A widely used system for variant assessments based on lines of evidence supporting a variant’s pathogenicity or benignness was developed through a collaboration between the American College of Medical Genetics and Genomics (ACMG) and the Association for Molecular Pathology (AMP). Ten years after the ACMG/AMP classification system was introduced and adapted, variants of uncertain significance (VUS) continue to make up the vast majority of missense variant records in databases such as ClinVar.
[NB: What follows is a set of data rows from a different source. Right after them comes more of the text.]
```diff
+                wpart(0, ky, w);
+                r8ws_mm6(w, q[ky], q[ky + 1], ra, rb);
+            }
+            store_parts(ra, rb, R1_OFF, PL1, v1, (i4 - 2) & (NR - 1), (i4 - 1) & (NR - 1));
+        }
+        if (do_c1) {
+            f32x4 ra = bias1, rb = bias1;
+            if constexpr (UP) {
+                u32x4 x2[2][2][3];
+#pragma unroll
+                for (int r = 0; r < 2; ++r)
+#pragma unroll
+                    for (int s = 0; s < 2; ++s) split3_x8(nxt[r][s][0], nxt[r][s][1], x2[r][s][0], x2[r][s][1], x2[r][s][2]);
+                if (k + 2 <= p_last) {
+#pragma unroll
+                    for (int r = 0; r < 2; ++r) {
+                        in_row(skp, Ya + 2 * k + r, nxt[r][0][0], nxt[r][0][1]);
+                        in_row(dcp, Ya + 2 * k + r, nxt[r][1][0], nxt[r][1][1]);
+                    }
+                }
+#pragma unroll
+                for (int ky = 0; ky < 3; ++ky)
+#pragma unroll
+                    for (int s = 0; s < 2; ++s) {
+                        u32x4 w[3];
+#pragma unroll
+                        for (int p = 0; p < 3; ++p) w[p] = w1[(ky * 2 + s) * 3 + p];
+                        u32x4 xa[3], xb[3];
+#pragma unroll
+                        for (int p = 0; p < 3; ++p) {
+                            xa[p] = ky == 0 ? cin[0][s][p] : (ky == 1 ? cin[1][s][p] : x2[0][s][p]);
+                            xb[p] = ky == 0 ? cin[1][s][p] : (ky == 1 ? x2[0][s][p] : x2[1][s][p]);
+                        }
+                        r8ws_mm6(w, xa, xb, ra, rb);
+                    }
+#pragma unroll
+                for (int r = 0; r < 2; ++r)
+#pragma unroll
+                    for (int s = 0; s < 2; ++s)
+#pragma unroll
+                        for (int p = 0; p < 3; ++p) cin[r][s][p] = x2[r][s][p];
+            } else {
+                istore(inx, k + 1);
+                if (k + 2 <= p_last) inx = iload(k + 2);
+                const int cb = min(c, 29);
+#pragma unroll
+                for (int ky = 0; ky < 3; ++ky)
+#pragma unroll
+                    for (int kx = 0; kx < 3; ++kx) {
+                        const float va = iring[((2 * k + ky) & 3) * 32 + cb + kx], vb = iring[((2 * k + 1 + ky) & 3) * 32 + cb + kx];
+#pragma unroll
+                        for (int o = 0; o < 4; ++o) {
+                            ra[o] = fmaf(va, w1v[(ky * 3 + kx) * 4 + o], ra[o]);
+                            rb[o] = fmaf(vb, w1v[(ky * 3 + kx) * 4 + o], rb[o]);
+                        }
+                    }
+            }
+            if (tvalid) {
+                *reinterpret_cast<f32x4*>(lds + TC_OFF + ((i16 + 1) & (NT - 1)) * TW * 32 + tcol) = ra;
+                *reinterpret_cast<f32x4*>(lds + TC_OFF + ((i16 + 2) & (NT - 1)) * TW * 32 + tcol) = rb;
+            }
+            store_parts(ra, rb, R0_OFF, PL0, v0, (i4 + 1) & (NR - 1), (i4 + 2) & (NR - 1));
+        }
+    }
+}
+
+}
```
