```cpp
constexpr int HOP_MATCH_T = 256;
template <typename PT>
__global__ __launch_bounds__(HOP_MATCH_T) void k_hop_match(int nrows, int row0, int rpb, int ncols_blk, int col_lo, int max_rows,
                                                           PT *__restrict__ pk, int *__restrict__ owner, int *__restrict__ r2c,
                                                           uint8_t *__restrict__ ob, const int *__restrict__ frl,
                                                           const int *__restrict__ fcl, HopCtl *__restrict__ hc,
                                                           const int *__restrict__ tab, int *__restrict__ ctl)
{
    extern __shared__ uint32_t s_hop_dyn[];
    __shared__ int s_st[HOP_FMAX];
    __shared__ int s_win[HOP_FMAX][2];
    if (ctl[CTL_FLAG]) return;
    const int lb = blockIdx.x;
    const int nfr = hc->nfr[lb];
    const int tid = threadIdx.x;
    if (nfr == 0) return;
    if (nfr > max_rows) {
        if (tid == 0) atomicAdd(&hc->left, nfr);
        return;
    }
    const int na = min(nfr, HOP_FMAX), nc = min(hc->nfc[lb], HOP_FMAX);
    int *s_tab = reinterpret_cast<int *>(s_hop_dyn);
    uint32_t *s_usedr = s_hop_dyn + HOP_FMAX * HOP_FMAX;
    const int *fr = frl + (size_t)lb * rpb, *fc = fcl + (size_t)lb * ncols_blk;
    const int blk_row0 = row0 + lb * rpb;
    const int my_i = tid < na ? blk_row0 + fr[tid] : 0;
    {
        const int4 *src = reinterpret_cast<const int4 *>(tab + (size_t)lb * HOP_FMAX * HOP_FMAX);
        int4 *dst = reinterpret_cast<int4 *>(s_tab);
        auto norm = [&](int r, int col) { return (r == HOP_NONE || col >= nc) ? -1 : r; };
        for (int k = tid; k < na * (HOP_FMAX / 4); k += HOP_MATCH_T) {
            const int4 x = src[k];
            const int col = (k * 4) & (HOP_FMAX - 1);
            dst[k] = make_int4(norm(x.x, col), norm(x.y, col + 1), norm(x.z, col + 2), norm(x.w, col + 3));
        }
        for (int k = tid; k < (rpb + 31) / 32; k += HOP_MATCH_T) s_usedr[k] = 0u;
        if (tid < na) {
            const uint32_t hsh = ((uint32_t)my_i + 1u) * 0x9E3779B1u;
            s_st[tid] = nc ? (int)(((uint64_t)(hsh ^ (hsh >> 15)) * (uint64_t)nc) >> 32) : 0;
        }
    }
    __syncthreads();
    if (tid < 64) {
        const int lane = tid;
        auto entry = [&](int a, int col) -> int {
            const int r = s_tab[min(a, HOP_FMAX - 1) * HOP_FMAX + col];
            return a < na ? r : -1;
        };
        auto used = [&](int r) -> bool {
            const int rb = max(r - blk_row0, 0);
            const uint32_t word = s_usedr[rb >> 5];
            return r < 0 || ((word >> (rb & 31)) & 1u);
        };
        unsigned long long usedc0 = 0ull, usedc1 = 0ull;
        int done = 0, r_prev = -1;
        int ra0 = entry(0, lane), ra1 = entry(0, lane + 64);
        int rb0 = entry(1, lane), rb1 = entry(1, lane + 64);
        bool ua0 = used(ra0), ua1 = used(ra1);
        int st = s_st[0];
        for (int a = 0; a < na; a++) {
            const int rc0 = entry(a + 2, lane), rc1 = entry(a + 2, lane + 64);
            const bool ub0 = used(rb0), ub1 = used(rb1);
            const int st_nx = s_st[min(a + 1, HOP_FMAX - 1)];
            const unsigned long long m0 = __ballot(!ua0 && ra0 != r_prev) & ~usedc0;
            const unsigned long long m1 = __ballot(!ua1 && ra1 != r_prev) & ~usedc1;
            int rw = -1, cw = 0;
            if (m0 | m1) {
                const unsigned long long h0 = st < 64 ? m0 & (~0ull << st) : 0ull;
                const unsigned long long h1 = st < 64 ? m1 : m1 & (~0ull << (st - 64));
                if (h0 | h1) cw = h0 ? __builtin_ctzll(h0) : 64 + __builtin_ctzll(h1);
                else cw = m0 ? __builtin_ctzll(m0) : 64 + __builtin_ctzll(m1);
                rw = __builtin_amdgcn_readlane(cw < 64 ? ra0 : ra1, cw & 63);
                if (cw < 64) usedc0 |= 1ull << cw;
                else usedc1 |= 1ull << (cw - 64);
                r_prev = rw;
                done++;
            }
            if (lane == 0) {
                s_win[a][0] = rw, s_win[a][1] = cw;
                if (rw >= 0) {
                    const int rb = rw - blk_row0;
                    atomicOr(&s_usedr[rb >> 5], 1u << (rb & 31));
                }
            }
            __builtin_amdgcn_fence(__ATOMIC_ACQ_REL, "wavefront");
            ra0 = rb0, ra1 = rb1, ua0 = ub0, ua1 = ub1;
            rb0 = rc0, rb1 = rc1;
// ... 22 lines not shown
```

These findings were published in the Journal of Plos Genetics.
It includes genome and exome sequencing that can identify coding sequence variants affecting a wide range of diseases ranging from rare Mendelian to common cancers. Mendelian disorders (‘oncoprotein duality’) are generally due to germline dysregulation of some proto-oncogenes and tumor suppressor genes (TSGs). Collectively, rare missense variants are common in every human genome, and, in particular, interpreting the clinical impact of these variants is difficult. Rare missense variants can be better classified by using available but underused genomic databases to identify other lines of evidence for pathogenicity. Cancer driver mutations (also known as oncogenic mutations) are genetic changes founded on these alterations that are associated with the initiation and progression of cancer.
The recent acceleration of tumor sequencing initiatives, such as The Cancer Genome Atlas (TCGA) and the International Cancer Genome Consortium (ICGC), has greatly enhanced the identification of oncogenic mutations.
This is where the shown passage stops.